Satellite Detects Rapid Pulses From Neutron Star
Astronomers announced Tuesday that a new X-ray satellite launched by NASA in December has already bagged a new species of stellar object: a collapsed star that spits out a stream of X-rays vibrating at an unprecedented rate of 1,130 times per second.
The development may ultimately reveal as much about the unseen universe as stop-action photography revealed about the structure of a simple splash of milk.
Never before has anything in the sky been seen to shake so rapidly. Some scientists speculate that the outbursts are produced by bubbles of radiation bursting on the star’s surface.
Much like the rising pockets of air that create thunderstorms on Earth, the fast-rising bubbles crash up against a ceiling of denser matter. One major difference is that conditions on the star are far more violent, with the equivalent of billions of nuclear explosions going off every second “in every patch the size of a throw rug,” said UC Berkeley astrophysicist Richard Klein, who developed the theory along with colleague Jonathan Arons.
Astronomers believe the discovery of these new vibrations is merely the first of many surprises expected from a new generation of space-borne observatories designed to look at the most energetic objects in space, including black holes.
The results were announced at the meeting of the High Energy Astrophysics division of the American Astronomical Society being held in San Diego this week.
The star sending out the rapid pulses is an exotic variety known as a neutron star and has little in common with its sedate cousins like our sun. Instead, it is the superdense core of a star that eons ago exploded and then fell back in on itself with a crush of gravity so great that its nuclear particles melted into a glob of neutrons.
The matter that makes up the resulting neutron star is so tightly packed it’s as if the mass of 500,000 Earths were condensed into an area the size of San Diego, said astronomer Tod Strohmayer of NASA’s Goddard Space Flight Center in Maryland. “It’s matter at the most extreme conditions that we know in the universe.”
For that reason alone, scientists of all stripes would like to know more about what goes on in a neutron star. But because matter is so compressed on neutron stars, things happen faster than even the best detectors have been able to see.

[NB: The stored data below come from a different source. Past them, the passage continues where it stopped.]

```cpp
int launch_render_forward(int P, int W, int H, int grid_x, int grid_y, const float *bg, const GeomWS &g, const BinWS &b,
                          const ImageWS &im, float *out_color, float *out_depth, float *out_opacity, int *n_touched, int views,
                          ViewStrides vs, hipStream_t s, const FusedLoss *fl) {
  static_assert(FWD_WAVES == 1, "the loss-fused epilogue writes one partial per wave-sized workgroup");
  {
    GsajProfScope ps(ST_RENDER_FWD, s);
    const int tiles = grid_x * grid_y;
    const unsigned nblk = FWD_WAVES == 1 ? (unsigned)((tiles + 7) / 8) * 32u : (unsigned)tiles;
    if (fl)
      hipLaunchKernelGGL(k_render_fwd<true>, dim3(nblk, views), dim3(GSAJ_FWD_THREADS), 0, s, W, H, grid_x, tiles, P, im, g.splat, g.splat16, bg,
                         out_color, out_depth, out_opacity, n_touched, b.point_list, b.taken, vs, *fl);
    else
      hipLaunchKernelGGL(k_render_fwd<false>, dim3(nblk, views), dim3(GSAJ_FWD_THREADS), 0, s, W, H, grid_x, tiles, P, im, g.splat, g.splat16,
                         bg, out_color, out_depth, out_opacity, n_touched, b.point_list, b.taken, vs, FusedLoss{});
  }
  GSAJ_HIP_CHECK(hipGetLastError());
  return GSAJ_OK;
}
```

Before: 731.8 billion interactions/s.

## Carry leftover relevant Gaussians across chunks to keep forward quad steps full

The forward render loop walks compacted Gaussians in groups of four. Previously each chunk's tail group was padded with zero-opacity sentinels. Now, except on the last chunk, up to three leftover entries are carried into the next chunk's staging area, so every quad step processes real Gaussians. Because carried entries can be settled in a later chunk, the per-entry taken/n_touched bookkeeping now uses each entry's stored position. This adds an extra wave barrier and a small LDS copy per chunk, and handles a second pack word when more than 64 entries are staged.

```diff
diff --git a/gs-slam-analytica_jacobian_amd/csrc/gsaj_common.h b/gs-slam-analytica_jacobian_amd/csrc/gsaj_common.h
--- a/gs-slam-analytica_jacobian_amd/csrc/gsaj_common.h
+++ b/gs-slam-analytica_jacobian_amd/csrc/gsaj_common.h
@@ -94,7 +94,7 @@
                                                           \
   X(taken, uint32_t, R)            \
                                     \
-                                       \
+                                   \
 struct BinWS { BIN_WS_FIELDS(WS_MEMBER) };
 
 static inline size_t bin_carve(Carver c, size_t R, BinWS *w) {
diff --git a/gs-slam-analytica_jacobian_amd/csrc/render_fwd.hip b/gs-slam-analytica_jacobian_amd/csrc/render_fwd.hip
--- a/gs-slam-analytica_jacobian_amd/csrc/render_fwd.hip
+++ b/gs-slam-analytica_jacobian_amd/csrc/render_fwd.hip
@@ -3,8 +3,12 @@
 #include "wave_reduce.h"
 
 #define FWD_CHUNK 64
+#define FWD_CARRY 3
+#define FWD_SENTINELS 3
 #define FWD_PAD 8
 #define FWD_PAIR_F4 6
+static_assert(FWD_CARRY + FWD_CHUNK + FWD_SENTINELS + 2 <= FWD_CHUNK + FWD_PAD && (FWD_CARRY + FWD_CHUNK + FWD_SENTINELS) % 2 == 0,
+              "the staging area is too small for a full chunk behind a full carry");
 typedef float v2f __attribute__((ext_vector_type(2)));
 
 #ifndef GSAJ_FWD_THREADS
@@ -69,6 +73,9 @@
   float T = 1.0f;
   uint32_t last = 0;
   bool counting = true;
+#ifdef GSAJ_BLOCK_TRACE
+  uint32_t tr_steps = 0u, tr_surv = 0u, tr_sent = 0u;
+#endif
 
   auto sel = [](unsigned long long m, float a, float b) -> float {
     float r;
@@ -143,31 +150,40 @@
     fetch_id(range.x);
     fetch_row(range.x);
     fetch_id(range.x + FWD_CHUNK);
+    uint8_t *__restrict__ taken_q = reinterpret_cast<uint8_t *>(taken + range.x) + wave;
+    uint32_t carry = 0u;
     for (uint32_t base = range.x; base < range.y; base += FWD_CHUNK) {
       const int m = min((uint32_t)FWD_CHUNK, range.y - base);
       bool rel = false;
       const uint32_t id_here = id_cur;
       if (lane < m) rel = quadrant_relevant(q0.x, q0.y, q1.x, q1.y, q1.z, q1.w, qx0, qy0);
       const unsigned long long todo = __builtin_amdgcn_ballot_w64(rel);
-      const int nrel = __popcll(todo);
+      const int n = (int)carry + __popcll(todo);
+      const int nwalk = base + FWD_CHUNK < range.y ? (n & ~3) : n;
       __builtin_amdgcn_wave_barrier();
       if (rel) {
-        const int slot = __builtin_amdgcn_mbcnt_hi((uint32_t)(todo >> 32), __builtin_amdgcn_mbcnt_lo((uint32_t)todo, 0u));
+        const int slot = __builtin_amdgcn_mbcnt_hi((uint32_t)(todo >> 32), __builtin_amdgcn_mbcnt_lo((uint32_t)todo, carry));
         const float3 k = gsaj_prescale_conic(q1.x, q1.y, q1.z);
         put(slot, q0.x, q0.y, k.x, k.y, k.z, q1.w, make_float4(q2.x, q2.y, q2.z, q0.z), base - range.x + (uint32_t)lane + 1u, id_here);
       }
-      if (lane < FWD_PAD) recf[((nrel + lane) >> 1) * FWD_PAIR_F4 * 4 + 10 + ((nrel + lane) & 1)] = 0.f;
+      if (lane < FWD_SENTINELS) recf[((n + lane) >> 1) * FWD_PAIR_F4 * 4 + 10 + ((n + lane) & 1)] = 0.f;
       fetch_row(base + FWD_CHUNK);
       fetch_id(base + 2 * FWD_CHUNK);
       __builtin_amdgcn_fence(__ATOMIC_RELEASE, "wavefront");
       __builtin_amdgcn_wave_barrier();
       __builtin_amdgcn_fence(__ATOMIC_ACQUIRE, "wavefront");
-      uint32_t cnt4 = 0u;
+      uint32_t cnt4 = 0u, pack_hi = 0u;
       bool wave_done = false;
       const float2 *rec2 = reinterpret_cast<const float2 *>(rec);
       float4 a0 = rec[0], a1 = rec[1], a2 = rec[2], a3 = rec[3], a4 = rec[4];
       float2 a5 = rec2[10];
-      for (int i = 0; i < nrel; i += 4) {
+#ifdef GSAJ_BLOCK_TRACE
+      const uint32_t tr_steps0 = tr_steps;
+#endif
+      for (int i = 0; i < nwalk; i += 4) {
+#ifdef GSAJ_BLOCK_TRACE
+        tr_steps++;
+#endif
         const int pb = (i >> 1) * FWD_PAIR_F4;
         const float4 c0 = rec[pb + 6], c1 = rec[pb + 7], c2 = rec[pb + 8], c3 = rec[pb + 9], c4 = rec[pb + 10];
         const float2 c5 = rec2[(pb + 11) * 2];
@@ -202,24 +218,44 @@
           }
         }
         cnt4 = ((lane >> 2) == (i >> 2)) ? pack : cnt4;
+        if (i == FWD_CHUNK) pack_hi = pack;
         if (~done_m == 0ull) {
           wave_done = true;
           break;
         }
       }
-      const uint32_t mine = (cnt4 >> (8 * (lane & 3))) & 0xffu;
-      const int cnt = (int)(mine & 0x7fu);
-      if (lane < nrel && cnt > 0) {
-        const uint32_t id = __float_as_uint(recf[(lane >> 1) * FWD_PAIR_F4 * 4 + 22 + (lane & 1)]);
-        atomicAdd(&n_touched[id], cnt);
+      const int nst = wave_done ? n : nwalk;
+#ifdef GSAJ_BLOCK_TRACE
+      {
+        const uint32_t walked = 4u * (tr_steps - tr_steps0), surv = min(walked, (uint32_t)n);
+        tr_surv += surv;
+        tr_sent += walked - surv;
       }
-      const int slot = __builtin_amdgcn_mbcnt_hi((uint32_t)(todo >> 32), __builtin_amdgcn_mbcnt_lo((uint32_t)todo, 0u));
-      const uint32_t took = (uint32_t)__shfl((int)mine, slot) >> 7;
-      if (lane < m) {
-        reinterpret_cast<uint8_t *>(taken + base)[(uint32_t)(lane * 4 + wave)] = rel ? (uint8_t)took : (uint8_t)0;
+#endif
+      auto settle = [&](int s, uint32_t word4) {
+        const uint32_t mine = (word4 >> (8 * (s & 3))) & 0xffu;
+        const float *f = recf + (s >> 1) * FWD_PAIR_F4 * 4 + (s & 1);
+        const int cnt = (int)(mine & 0x7fu);
+        if (cnt > 0) atomicAdd(&n_touched[__float_as_uint(f[22])], cnt);
+        taken_q[(__float_as_uint(f[20]) - 1u) * 4u] = (uint8_t)(mine >> 7);
+      };
+      if (lane < nst) settle(lane, cnt4);
+      if (nst > 64 && lane < nst - 64) settle(64 + lane, pack_hi);
+      if (lane < m && !rel) taken_q[(base - range.x + (uint32_t)lane) * 4u] = (uint8_t)0;
+      if (wave_done) break;
+      carry = (uint32_t)(n - nwalk);
+      __builtin_amdgcn_fence(__ATOMIC_RELEASE, "wavefront");
+      __builtin_amdgcn_wave_barrier();
+      __builtin_amdgcn_fence(__ATOMIC_ACQUIRE, "wavefront");
+      if (carry != 0u && nwalk != 0) {
+        if (lane < 2 * FWD_PAIR_F4) {
+          const float4 v = rec[(nwalk >> 1) * FWD_PAIR_F4 + lane];
+          rec[lane] = v;
+        }
+        __builtin_amdgcn_fence(__ATOMIC_RELEASE, "wavefront");
+        __builtin_amdgcn_wave_barrier();
+        __builtin_amdgcn_fence(__ATOMIC_ACQUIRE, "wavefront");
       }
-      __builtin_amdgcn_wave_barrier();
-      if (wave_done) break;
     }
   }
 
@@ -254,6 +290,15 @@
     if (lane == 0) reinterpret_cast<float4 *>(fl.partials)[blockIdx.x] = make_float4(s4[0], s4[1], s4[2], s4[3]);
   }
   GSAJ_TRACE_END(fwd)
+#ifdef GSAJ_BLOCK_TRACE
+  {
+    const unsigned tw_ = blockIdx.y * gridDim.x + blockIdx.x;
+    if (lane == 0 && tw_ < GSAJ_TRACE_MAX) {
+      g_trace_fwd[4 * tw_ + 2] = (g_trace_fwd[4 * tw_ + 2] & 0xffffffffull) | ((unsigned long long)tr_steps << 32);
+      g_trace_fwd[4 * tw_ + 3] = (g_trace_fwd[4 * tw_ + 3] & 0xffffffffull) | ((unsigned long long)tr_surv << 32) | ((unsigned long long)tr_sent << 48);
+    }
+  }
+#endif
 }
 
 int gsaj_fwd_loss_slots(int W, int H) {
```

Result: no change. 732.0 billion interactions/s, median of 2 (+0.0%).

“If you bounced a ball on Earth,” explained NASA project scientist Jean Swank, it takes about a second to hit the ground and bounce up again. On the moon, gravity is weaker, so the bounce might take two seconds. “But on a neutron star,” Swank said, “it’s going to come back a thousand times a second.” Astronomers have been studying extraterrestrial X-rays for several decades now, but never before has an instrument been able to collect enough X-rays rapidly enough to see things happen that fast.
NASA’s new satellite, called Rossi X-ray Timing Explorer (XTE), can see them easily however.
Now astronomers need to explain what they see. They have known for decades that X-rays stream from neutron stars that are gravitationally glued to sun-like companions. According to accepted theory, the huge gravitational pull of the neutron star sucks matter off the larger star.
As the matter falls onto the neutron star, it releases a steady “hiss” of X-rays. “It’s the sound of matter going splat,” Arons said.
The newly discovered star is indeed this kind of double-star system. However, the intense and very rapid regular bursts detected by XTE are new and as yet unexplained. It’s as if something were shaking the steady stream of X-rays very rapidly, like a child shaking a hose with water streaming out.
These new vibrations were a source of excitement at the San Diego meeting. The fastest bursts, detected by Dutch astronomer Michiel van der Klis, are from a star called Scorpius X-1 in the constellation Scorpius.
Arons and Klein suggest that the astronomers are seeing bubbles of hot radiation, called photon bubbles (or light bubbles), that percolate up from the neutron star’s surface and crash into the matter being sucked into the star. This energy is released in rapid and quasi-regular bursts of X-rays. Klein and Arons claim that the new X-ray bursts detected by the XTE confirm the numbers generated by their computer modeling of how such bubbles would form and grow. “We’ve been experimenting, in a sense, with a very large scale computer,” Klein said. “We are getting good agreement [with the real thing].”
Still, the question of what’s behind the X-ray bursts is far from settled. “The frontier of research is not what is it, but how does it work,” Arons said.